If you don't want to go to all that work, you can simply add an "apparently redundant" production, as suggested by Appel in his textbook:
lvalue: ID
| lvalue DOT ID
| lvalue LBRACK exp RBRACK
| ID LBRACK exp RBRACK
The added production to lvalue
is obviously going to create a shift-reduce conflict; indeed, it is exactly the same shift-reduce conflict as in the original grammar. But this time, the conflict is between two different productions for lvalue
, and the default shift action is definitely the one you want to take in the case of a bare ID
followed by a [. After the shift, both the lvalue
production and the exp
production are still available, so the parser doesn't have to make a decision until it finds the token after the ].
The downside with this solution is that the parser generator will continue to report a shift-reduce conflict, since there clearly is one. Since shift-reduce conflicts are generally considered a sign that the grammar may be ambiguous, leaving a shift-reduce conflict in the code will be a long-term maintenance issue: after every grammar change, it will be necessary to verify that the shift-reduce conflict is benign.
Another solution, which also unfortunately leaves the warning in place, is to use bison's %glr-parser
directive to generate a GLR parser. The GLR algorithm is capable of delaying reduction decisions by effectively maintaining two (or more) different possible parser stacks at the same time. For unambiguous grammars, this turns out to still be O(n) in the length of the input, but it is slightly slower. (Also, this option is not available in many other yacc derivatives.)
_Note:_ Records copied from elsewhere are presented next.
# HyTruongSon/GraphFlow

Hardware: AMD Instinct MI355X
Metric: CCN-2D (SMP_omega) molecules/sec fwd+bwd (higher is better)
Workload: dtype f32 (level block products: 2xf16-split operands, 22-bit, fp32 accumulate); 1 GPU; cfg3: SMP_omega 3 levels, C=64, F=5, D=5, cap=29, batch=1024 synthetic QM9-size molecules/GPU, device-resident, fused levels; parallelism=single GPU

## Files before the change

### graphflow_amd/csrc/smp_fused.hip

```cpp
#include <algorithm>
#include <type_traits>

#include "r18_device.h"
#include "smp_internal.h"

using namespace gf::dev;

namespace gf {
namespace {

__device__ __forceinline__ f4 fold_two_tables(f4 u, f4 v) {
    f4 z;
#pragma unroll
    for (int k = 0; k < 4; ++k) {
        const auto r = __builtin_amdgcn_permlane16_swap(__float_as_uint(u[k]), __float_as_uint(v[k]), false, false);
        z[k] = xor32_sum(__uint_as_float(r[0]) + __uint_as_float(r[1]));
    }
    return z;
}

__device__ __forceinline__ f4 dpp_xor8(f4 v) {
    f4 r;
#pragma unroll
    for (int k = 0; k < 4; ++k)
        r[k] = __int_as_float(__builtin_amdgcn_update_dpp(0, __float_as_int(v[k]), 0x128 , 0xf, 0xf, true));
    return r;
}

__device__ __forceinline__ f4 dpp_ror4(f4 v) {
    f4 r;
#pragma unroll
    for (int k = 0; k < 4; ++k)
        r[k] = __int_as_float(__builtin_amdgcn_update_dpp(0, __float_as_int(v[k]), 0x124 , 0xf, 0xf, true));
    return r;
}

constexpr float kAlphaF = 0.01f;
__device__ __forceinline__ float lreluf(float z) { return z > 0.f ? z : kAlphaF * z; }

enum { T_SAB = 0, T_SBC = 1, T_T6 = 2, T_T10 = 3, T_COLS = 4 };
enum { O_LOC = 0, O_Z = 1, O_ZP = 2, O_COLS = 3 };
__constant__ int c_kperm[18] = {0, 2, 6, 5, 9, 8, 12, 11, 15, 16, 1, 3, 7, 10, 4, 13, 14, 17};

#ifndef GF_TF_DEPTH2
#define GF_TF_DEPTH2 0
#endif
#ifndef GF_TF_OCC
#define GF_TF_OCC 4
#endif
#ifndef GF_TF_WIDE
#define GF_TF_WIDE 16
#endif
#ifndef GF_TF_D2NI
#define GF_TF_D2NI 4
#endif
template <int NI, bool ALLOK, bool VEC = false, int LPC = 16>
__global__ __launch_bounds__(NI >= GF_TF_WIDE ? 2 * kThreads : kThreads, NI <= 4 ? GF_TF_OCC : 2) void smp_tables_fwd_w(
    const float *__restrict__ fprev, const float *__restrict__ rsum,
                                                             float *__restrict__ T, float *__restrict__ Vt,
                                                             float *__restrict__ scal, const long long *__restrict__ pair_src_row,
                                                             const int *__restrict__ pair_src_s, const short *__restrict__ pi,
                                                             const int4 *__restrict__ recs,
                                                             int C, int nwin,
                                                             int zeros_kept,
                                                             const unsigned char *__restrict__ rowflag,
                                                             float *__restrict__ St) {
    static_assert(!VEC || ALLOK, "the folded vector sums need every lane to have channels");
    constexpr int PPW = 64 / LPC, CWIN = 4 * LPC;
    static_assert(LPC == 16 || ((LPC == 8 || LPC == 4) && ALLOK), "eight / four lanes per position: whole 32- / 16-channel windows only");
    const int tid = threadIdx.x, lane = tid & 63;
    const int wave = __builtin_amdgcn_readfirstlane(tid >> 6);
    const int cg = lane / LPC, fl = lane % LPC;
    unsigned tile;
    {
        const unsigned nb = gridDim.x, qq = nb / 8, r = nb % 8, x = blockIdx.x % 8;
        tile = (x < r ? x * (qq + 1) : r * (qq + 1) + (x - r) * qq) + blockIdx.x / 8;
    }
    const int win = (int)(tile % nwin);
    const int4 r0 = recs[2 * (tile / nwin)], r1 = recs[2 * (tile / nwin) + 1];
    const int N = r0.y;
    const size_t rowbase = ((size_t)(unsigned)r1.y << 32) | (unsigned)r1.x, pairbase = ((size_t)(unsigned)r1.w << 32) | (unsigned)r1.z;
    const int f = win * CWIN + 4 * fl;
    const bool fok = f < C;
    const int fld = fok ? f : 0;
    constexpr bool allok = ALLOK;

    extern __shared__ __attribute__((aligned(16))) float smem[];
    constexpr int ST = PPW * NI;
    constexpr int kAbsent = 0x40000000;
    float *sR = smem;
    int4 *sRow = reinterpret_cast<int4 *>(smem + ((N + 3) & ~3));
    int *sOff = reinterpret_cast<int *>(sRow + N);
    const int nthreads = (NI >= GF_TF_WIDE ? 2 : 1) * kThreads;
    for (int i = tid; i < N; i += nthreads) {
        sR[i] = rsum[pairbase + i];
        const int sw = pair_src_s[pairbase + i];
        const unsigned long long addr = reinterpret_cast<unsigned long long>(fprev + pair_src_row[pairbase + i] * C);
        sRow[i] = make_int4((int)(unsigned)addr, (int)(unsigned)(addr >> 32), sw * sw * C * 4, sw);
    }
    for (int i = tid; i < N * ST; i += nthreads) {
        const int a = i / ST, c = i % ST;
        const int p = (c < N) ? pi[rowbase + a * N + c] : -1;
        sOff[i] = p >= 0 ? p * C * 4 : kAbsent;
    }
    unsigned char *sFlag = reinterpret_cast<unsigned char *>(sOff + N * ST);
    const bool skip_bc = zeros_kept && rowflag;
    if (skip_bc)
        for (int i = tid; i < N * N; i += nthreads) sFlag[i] = rowflag[rowbase + i];
    f4 *sAcc = reinterpret_cast<f4 *>(smem + ((((N + 3) & ~3) + 4 * N + N * ST + ((N * N + 3) >> 2) + 3) & ~3));
    const int nwv = nthreads / 64;
    f4 *wacc = sAcc + (size_t)wave * N * (2 * LPC), *wdummy = sAcc + (size_t)nwv * N * (2 * LPC) + wave * (2 * LPC);
    if constexpr (VEC)
        for (int i = lane; i < N * (2 * LPC); i += 64) wacc[i] = splat(0.f);
    __syncthreads();

    float rc[NI];
    int cc[NI];
#pragma unroll
    for (int i = 0; i < NI; ++i) {
        const int c = i * PPW + cg;
        cc[i] = (c < N) ? c : -1;
        rc[i] = (c < N && fok) ? sR[c] : 0.f;
    }
    for (int b = wave; b < N; b += nthreads / 64) {
    f4 sbc[NI], t10[NI];
#pragma unroll
    for (int i = 0; i < NI; ++i) sbc[i] = t10[i] = splat(0.f);
    f4 dgsum = splat(0.f);

    const int lane_off = fok ? fld * 4 : kAbsent;
    const int diag_off = (cg < 2) ? lane_off : kAbsent;
    auto load_row = [&](int a, f4(&v)[NI], f4 &dg) {
        const int4 ri = sRow[a];
        const int *orow = sOff + a * ST;
        const int ob = orow[b];
        int oc[NI];
#pragma unroll
        for (int i = 0; i < NI; ++i) oc[i] = orow[cg + PPW * i];
        const int od = orow[(cg == 0) ? b : a];
        const unsigned lo = __builtin_amdgcn_readfirstlane((unsigned)ri.x), hi = __builtin_amdgcn_readfirstlane((unsigned)ri.y);
        const int bytes = __builtin_amdgcn_readfirstlane(ri.z), sw = __builtin_amdgcn_readfirstlane(ri.w);
        const float *src = reinterpret_cast<const float *>(((unsigned long long)hi << 32) | lo);
        const __amdgpu_buffer_rsrc_t rs = make_rsrc(src, (size_t)(unsigned)bytes);
        const int rowoff = __builtin_amdgcn_readfirstlane(ob) * sw;
#pragma unroll
        for (int i = 0; i < NI; ++i) v[i] = buf_ld4(rs, oc[i] + lane_off, rowoff);
        dg = buf_ld4(rs, od + diag_off, rowoff);
    };

    f4 bufA[NI], bufB[NI], dA, dB;
    float *const tcol = T + (rowbase + b) * (size_t)(T_COLS * C) + f + (((lane >> 4) & 1) ? T_T6 : T_SAB) * C;
    const size_t tstep = (size_t)N * (T_COLS * C);
    unsigned present = (unsigned)__ballot(lane < N && sOff[(lane < N ? lane : 0) * ST + b] != kAbsent);
    present = __builtin_amdgcn_readfirstlane(present);
    if (allok) {
        if (!zeros_kept)
            for (unsigned z = ~present & (N >= 32 ? 0xffffffffu : ((1u << N) - 1u)); z; z &= z - 1)
                st4(tcol + (__builtin_ctz(z)) * tstep, splat(0.f));
    } else if (fok && cg < 2) {
        for (unsigned z = ~present & (N >= 32 ? 0xffffffffu : ((1u << N) - 1u)); z; z &= z - 1)
            st4(T + (rowbase + (size_t)__builtin_ctz(z) * N + b) * (size_t)(T_COLS * C) + f + (cg ? T_T6 : T_SAB) * C, splat(0.f));
    }
    auto row_step = [&](int a, int an, const f4(&cur)[NI], const f4 &dcur, f4(&nxt)[NI], f4 &dnxt, auto own_row) {
        load_row(an >= 0 ? an : a, nxt, dnxt);
        const float ra = sR[a];
        f4 sab = splat(0.f), t6 = splat(0.f);
#pragma unroll
        for (int i = 0; i < NI; ++i) {
            const f4 v = cur[i];
            sbc[i] += v;
            t10[i] += ra * v;
            sab += v;
            t6 += rc[i] * v;
        }
        if constexpr (LPC <= 8) {
            sab += dpp_xor8(sab);
            t6 += dpp_xor8(t6);
        }
        if constexpr (LPC == 4) {
            sab += dpp_ror4(sab);
            t6 += dpp_ror4(t6);
        }
        const f4 both = fold_two_tables(sab, t6);
        dgsum += dcur;
        if (allok) {
            gf_st_s<32>(reinterpret_cast<f4 *>(tcol + a * tstep), both);
            if constexpr (VEC) {
                f4 *slot = (cg == 0) ? wacc + a * (2 * LPC) + fl : wdummy + fl;
                const f4 r = slot[0] + both, d8 = slot[LPC] + dcur;
                slot[0] = r;
                slot[LPC] = d8;
            }
            if constexpr (decltype(own_row)::value) {
                if (cg == 0) st4(scal + ((pairbase + b) * 4 + 3) * (size_t)C + f, dcur);
                if (cg == 2 * (16 / LPC)) st4(scal + ((pairbase + b) * 4 + 1) * (size_t)C + f, both);
            }
        } else if (fok) {
            float *trow = T + (rowbase + (size_t)a * N + b) * (size_t)(T_COLS * C) + f;
            if (cg == 0) {
                st4(trow + T_SAB * C, both);
                if (a == b) st4(scal + ((pairbase + b) * 4 + 3) * (size_t)C + f, dcur);
            } else if (cg == 1) {
                st4(trow + T_T6 * C, both);
            } else if (cg == 2) {
                if (a == b) st4(scal + ((pairbase + b) * 4 + 1) * (size_t)C + f, both);
            }
        }
    };
    {
        auto pop = [&]() {
            if (!present) return -1;
            const int a = __builtin_ctz(present);
            present &= present - 1;
            return a;
        };
        if (ALLOK) {
            present &= ~(1u << b);
            if constexpr (GF_TF_DEPTH2 && NI <= GF_TF_D2NI) {
                f4 bufC[NI], dC;
                int a1 = pop(), a2 = pop();
                load_row(b, bufA, dA);
                load_row(a1 >= 0 ? a1 : b, bufB, dB);
                row_step(b, a2, bufA, dA, bufC, dC, std::true_type{});
                while (a1 >= 0) {
                    const int a3 = pop();
                    row_step(a1, a3, bufB, dB, bufA, dA, std::false_type{});
                    if (a2 < 0) break;
                    const int a4 = pop();
                    row_step(a2, a4, bufC, dC, bufB, dB, std::false_type{});
                    if (a3 < 0) break;
                    const int a5 = pop();
                    row_step(a3, a5, bufA, dA, bufC, dC, std::false_type{});
                    a1 = a4;
                    a2 = a5;
                }
            } else {
            int a = b, an = pop();
            load_row(a, bufA, dA);
            row_step(a, an, bufA, dA, bufB, dB, std::true_type{});
            while (an >= 0) {
                a = an;
                an = pop();
                row_step(a, an, bufB, dB, bufA, dA, std::false_type{});
                if (an < 0) break;
                a = an;
                an = pop();
                row_step(a, an, bufA, dA, bufB, dB, std::false_type{});
            }
            }
        } else {
            int a = pop();
            load_row(a, bufA, dA);
            for (;;) {
                int an = pop();
                row_step(a, an, bufA, dA, bufB, dB, std::false_type{});
                if (an < 0) break;
                a = an;
                an = pop();
                row_step(a, an, bufB, dB, bufA, dA, std::false_type{});
                if (an < 0) break;
                a = an;
            }
        }
    }
    f4 cs = splat(0.f);
#pragma unroll
    for (int i = 0; i < NI; ++i) {
        if (cc[i] >= 0) {
            cs += sbc[i];
            if (fok && (!skip_bc || (sFlag[b * N + cc[i]] & 2))) {
                float *trow = T + (rowbase + (size_t)b * N + cc[i]) * (size_t)(T_COLS * C) + f;
                gf_st_s<32>(reinterpret_cast<f4 *>(trow + T_SBC * C), sbc[i]);
                gf_st_s<32>(reinterpret_cast<f4 *>(trow + T_T10 * C), t10[i]);
            }
        }
    }
    cs = reduce_cgroups<LPC>(cs);
    const f4 dactot = shfl_xor4(dgsum, LPC);
    if (cg == 0 && fok) {
        float *v = Vt + (pairbase + b) * 4 * (size_t)C + f;
        st4(v + 1 * C, cs);
        st4(v + 3 * C, dactot);
        float *sc = scal + (pairbase + b) * 4 * (size_t)C + f;
        st4(sc + 0 * C, cs);
        st4(sc + 2 * C, dgsum);
    }
    }
    if constexpr (VEC) {
        __syncthreads();
        const int node = r0.x;
        for (int i = tid; i < N * (2 * LPC); i += nthreads) {
            const int a = i / (2 * LPC), rem = i % (2 * LPC);
            f4 v = sAcc[(size_t)a * (2 * LPC) + rem];
            for (int w = 1; w < nwv; ++w) v += sAcc[((size_t)w * N + a) * (2 * LPC) + rem];
            st4(Vt + (pairbase + a) * 4 * (size_t)C + (rem / LPC) * 2 * C + win * CWIN + 4 * (rem % LPC), v);
        }
        if (tid < 4 * LPC) {
            const int k = tid / LPC, q = tid % LPC;
            const auto one = [](int) { return 1.f; };
            st4(St + (size_t)node * 4 * C + k * C + win * CWIN + 4 * q,
                batched_sum(scal + pairbase * 4 * (size_t)C + k * C + win * CWIN + 4 * q, (size_t)4 * C, 0, N, one));
        }
    }
}
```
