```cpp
template <typename T, int R, int PXF, bool HONLY = false>
int run_ct_ring(vszip_ctx *ctx, const vszip_plane *planes, int nplanes) {
    using GF = typename RingWave<T, R, false, PXF, HONLY>::G;
    using GG = typename RingWave<T, R, true, 8, HONLY>::G;
    std::vector<RingSpan> fast(nplanes), rest(nplanes);
    bool any_rest = false, any_fast = false;
    for (int i = 0; i < nplanes; ++i) {
        const int w = planes[i].w;
        if (w % PXF == 0) {
            fast[i] = {0, (w + GF::TWO - 1) / GF::TWO};
            rest[i] = {0, 0};
        } else {
            const int room = w + GF::HL - 64 * PXF;
            const int nsafe = room >= 0 ? room / GF::TWO + 1 : 0;
            fast[i] = {0, nsafe};
            const int x = nsafe * GF::TWO;
            rest[i] = {x, (w - x + GG::TWO - 1) / GG::TWO};
        }
        any_fast = any_fast || fast[i].ntx > 0;
        any_rest = any_rest || rest[i].ntx > 0;
    }
    if (any_fast) {
        const int rc = launch_ct_ring_spans<T, R, PXF, false, HONLY>(ctx, planes, fast.data(), nplanes);
        if (rc != VSZIP_OK) return rc;
    }
    if (any_rest) return launch_ct_ring_spans<T, R, 8, true, HONLY>(ctx, planes, rest.data(), nplanes);
    return VSZIP_OK;
}

#ifdef VSZIP_DEV_R
#define VSZIP_R_ENABLED(R) ((R) == VSZIP_DEV_R)
#else
#define VSZIP_R_ENABLED(R) true
#endif

template <typename T, int R, int RLO>
struct CtIntDispatch {
    static int run(vszip_ctx *ctx, int r, const vszip_plane *planes, int nplanes) {
        if constexpr (VSZIP_R_ENABLED(R)) if (r == R) {
            if (ctx->scan_mode == 0 && ring_ok<T>(planes, nplanes)) {
                if constexpr (sizeof(T) == 1 && R <= kRing16MaxR) {
                    if (ring16_ok<T, R>(ctx, planes, nplanes)) return run_ct_ring<T, R, 16>(ctx, planes, nplanes);
                }
                return run_ct_ring<T, R, 8>(ctx, planes, nplanes);
            }
            return launch_ct_int<T, R>(ctx, planes, nplanes);
        }
        if constexpr (R > RLO)
            return CtIntDispatch<T, R - 1, RLO>::run(ctx, r, planes, nplanes);
        else
            return vszip_set_error(ctx, VSZIP_ERR_ARG, "BoxBlur: CT radius not built (development build?)");
    }
    static int run_h(vszip_ctx *ctx, int r, const vszip_plane *planes, int nplanes) {
        if constexpr (VSZIP_R_ENABLED(R)) if (r == R) {
            if (ctx->scan_mode != 0 || !ring_ok<T>(planes, nplanes)) return VSZIP_ERR_UNSUPPORTED;
            if constexpr (sizeof(T) == 1) {
                if (ring16_ok<T, R, true>(ctx, planes, nplanes)) return run_ct_ring<T, R, 16, true>(ctx, planes, nplanes);
            }
            return run_ct_ring<T, R, 8, true>(ctx, planes, nplanes);
        }
        if constexpr (R > RLO)
            return CtIntDispatch<T, R - 1, RLO>::run_h(ctx, r, planes, nplanes);
        else
            return VSZIP_ERR_UNSUPPORTED;
    }
};

}
```

### vapoursynth-zip_amd/csrc/common.hpp

```cpp
#pragma once
#include <hip/hip_runtime.h>

#include <cstdarg>
#include <cstdint>
#include <cstdio>
#include <mutex>
#include <string>
#include <vector>

#include "../../include/vszip_hip.h"

#define VSZIP_EXPORT extern "C" __attribute__((visibility("default")))

#if !defined(VSZIP_DEV_VARIANTS) &&                                                                                                              \
    (defined(VSZIP_XPSNR_TIMING_NOTEMP) || defined(VSZIP_XPSNR_TIMING_NOEDGE) || defined(VSZIP_SSIM_TIMING_NOF64) || defined(VSZIP_SSIM_TIMING_NOFETCH) || \
     defined(VSZIP_E3_DIAG_ONE_PASS) || defined(VSZIP_E3_DIAG_NO_DP) || defined(VSZIP_E3_DIAG_NO_BACKTRACK) || defined(VSZIP_DIAG_NO_KCOL) ||        \
     defined(VSZIP_DIAG_NO_FENCE) || defined(VSZIP_DIAG_NO_STORE) || defined(VSZIP_DIAG_NO_LOAD) || defined(VSZIP_DIAG_NO_HORIZONTAL))
#error "VSZIP_*_TIMING_* / VSZIP_*DIAG_* macros build kernels with wrong results: they need -DVSZIP_DEV_VARIANTS (tools/variant.sh)"
#endif

struct vszip_options {
#define VSZIP_OPT(field, env, def) int field = def;
#ifdef VSZIP_DEV_VARIANTS
#define VSZIP_DEV_OPT(field, env, def) int field = def;
#else
#define VSZIP_DEV_OPT(field, env, def) static constexpr int field = def;
#endif
#include "options.inc"
#undef VSZIP_OPT
#undef VSZIP_DEV_OPT
};

struct vszip_ctx {
    vszip_options opt;
    int device = 0;
    int num_cus = 0;
    hipStream_t stream = nullptr;
    bool own_stream = false;
    hipEvent_t ev0 = nullptr, ev1 = nullptr;
    hipStream_t aux_stream = nullptr;
    hipEvent_t aux_fork = nullptr, aux_join = nullptr;
    int aux_reserved = 0;
    hipStream_t side_stream = nullptr;
    hipEvent_t side_fork = nullptr, side_join = nullptr;
    std::string err;
    void *scratch = nullptr;
    size_t scratch_bytes = 0;
    void *scalars_dev = nullptr;
    void *scalars_host = nullptr;
    size_t scalars_bytes = 0;
    bool probe_on = false;
    std::vector<hipEvent_t> probe_events;
    size_t probe_used = 0;
    void *xpsnr_sums = nullptr;
    size_t xpsnr_sums_bytes = 0;
    bool xpsnr_clean = false;
    int &staging = opt.staging;
    char *stage = nullptr;
    size_t stage_bytes = 0, stage_used = 0;
    struct PendingOut {
        void *dst;
        size_t dpitch;
        const char *src;
        size_t wb, rows;
    };
    std::vector<PendingOut> pending_out;
    void *minmax_pred = nullptr;
    size_t minmax_pred_planes = 0;
    std::vector<uint64_t> minmax_sig;
    std::vector<uint64_t> minmax_used;
    uint64_t minmax_tick = 0;
    int minmax_predicted = 0;
    int minmax_fallbacks = 0;
    void *chain_buf = nullptr;
    size_t chain_bytes = 0;
    void *ssim_lut = nullptr;
    int &scan_mode = opt.scan_mode;
    hipEvent_t probe_ev0 = nullptr, probe_ev1 = nullptr;
};

int vszip_set_error(vszip_ctx *ctx, int code, const char *fmt, ...);
int vszip_ensure_scratch(vszip_ctx *ctx, size_t bytes);
hipError_t vszip_hip_malloc(vszip_ctx *ctx, void **p, size_t bytes);
int vszip_ensure_scalars(vszip_ctx *ctx, size_t bytes);
void vszip_ssim_release(vszip_ctx *ctx);
void vszip_chain_release(vszip_ctx *ctx);
void vszip_planestats_release(vszip_ctx *ctx);
void vszip_bilateral_forget_lut(const void *dptr);
void vszip_probe_mark(vszip_ctx *ctx);
void vszip_aux_register(vszip_ctx *ctx);

struct vszip_probe_scope {
    vszip_ctx *c;
    explicit vszip_probe_scope(vszip_ctx *ctx) : c(ctx) { if (c->probe_on) vszip_probe_mark(c); }
    ~vszip_probe_scope() { if (c->probe_on) vszip_probe_mark(c); }
};

#define VSZIP_HIP_CHECK(ctx, call)                                                              \
    do {                                                                                        \
        hipError_t e_ = (call);                                                                 \
        if (e_ != hipSuccess)                                                                   \
            return vszip_set_error((ctx), VSZIP_ERR_HIP, "%s failed: %s", #call, hipGetErrorString(e_)); \
    } while (0)

static inline int vszip_dtype_size(int dt) {
    switch (dt) {
        case VSZIP_U8: return 1;
        case VSZIP_U16: return 2;
        case VSZIP_F16: return 2;
        case VSZIP_F32: return 4;
        case VSZIP_U32: return 4;
    }
    return 0;
}

#if defined(__HIPCC__)

__device__ __forceinline__ uint32_t wave_incl_scan_dpp(uint32_t v) {
    v += (uint32_t)__builtin_amdgcn_update_dpp(0, (int)v, 0x111, 0xf, 0xf, false);
    v += (uint32_t)__builtin_amdgcn_update_dpp(0, (int)v, 0x112, 0xf, 0xf, false);
    v += (uint32_t)__builtin_amdgcn_update_dpp(0, (int)v, 0x114, 0xf, 0xf, false);
    v += (uint32_t)__builtin_amdgcn_update_dpp(0, (int)v, 0x118, 0xf, 0xf, false);
    v += (uint32_t)__builtin_amdgcn_update_dpp(0, (int)v, 0x142, 0xa, 0xf, false);
    v += (uint32_t)__builtin_amdgcn_update_dpp(0, (int)v, 0x143, 0xc, 0xf, false);
    return v;
}

__device__ __forceinline__ uint32_t wave_incl_scan_shfl(uint32_t v) {
    const int lane = threadIdx.x & 63;
#pragma unroll
    for (int d = 1; d < 64; d <<= 1) {
        const uint32_t o = __shfl_up(v, d, 64);
        if (lane >= d) v += o;
    }
    return v;
}

__device__ __forceinline__ void vszip_wave_fence() {
    __builtin_amdgcn_fence(__ATOMIC_RELEASE, "wavefront");
    __builtin_amdgcn_wave_barrier();
    __builtin_amdgcn_fence(__ATOMIC_ACQUIRE, "wavefront");
}

template <typename T>
__device__ __forceinline__ T wave_reduce_sum(T v) {
#pragma unroll
    for (int d = 32; d >= 1; d >>= 1) v += __shfl_down(v, d, 64);
    return v;
}

#endif
```

Before: 112,400 frames/s.

## Batch border K-row computation across wave lane groups to amortize scans

Replaces the per-row serial K-row computation (a column sum over lanes 0..R plus a DPP scan and readlane every row) with batched evaluation. The wave is split into KB groups of 64/KB lanes, so several consecutive rows' K values come from one DPP scan and are read out with one readlane each. Column sums are carried between groups with ds_bpermute, and the pixel fetches are issued once per batch instead of twice per row. The warmup placement is also made configurable per instantiation to tune overlap with the ring fill. In exchange it adds bpermute latency and lane-index bookkeeping, and makes the R < KGW constraint stricter.

```diff
diff --git a/vapoursynth-zip_amd/csrc/boxblur_ct.hpp b/vapoursynth-zip_amd/csrc/boxblur_ct.hpp
--- a/vapoursynth-zip_amd/csrc/boxblur_ct.hpp
+++ b/vapoursynth-zip_amd/csrc/boxblur_ct.hpp
@@ -290,11 +290,9 @@
     static constexpr int D3 = (2 * RV + 4) % 3 == 0 ? 3 : ((2 * RV + 6) % 3 == 0 ? 5 : 7);
 #ifdef VSZIP_RING_D
     static constexpr int D = VSZIP_RING_D | 1;
-    static constexpr int KL = (2 * RV + 1 + D) % 3 == 0 ? 3 : 2;
 #else
     static constexpr bool SHALLOW = tier(est_vgprs(1)) > tier(est_vgprs(D3));
     static constexpr int D = SHALLOW ? 1 : D3;
-    static constexpr int KL = SHALLOW ? 2 : 3;
 #endif
     static constexpr int NR = 2 * RV + 1 + D;
 #ifdef VSZIP_RING_WPE
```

Finally, you could get rid of lvalue
by just adding its productions to exp
. You would then need to generalize the lvalue [ exp ]
to be exp [ exp ]
, which means the grammar would recognize a a superset of the original language: it will now accept certain inputs which are not valid. However, it is easy to check in the semantic actions for the relevant productions to see whether an exp
has the form of an lvalue
or not; if it is not, you can generate a syntax error in the semantic action.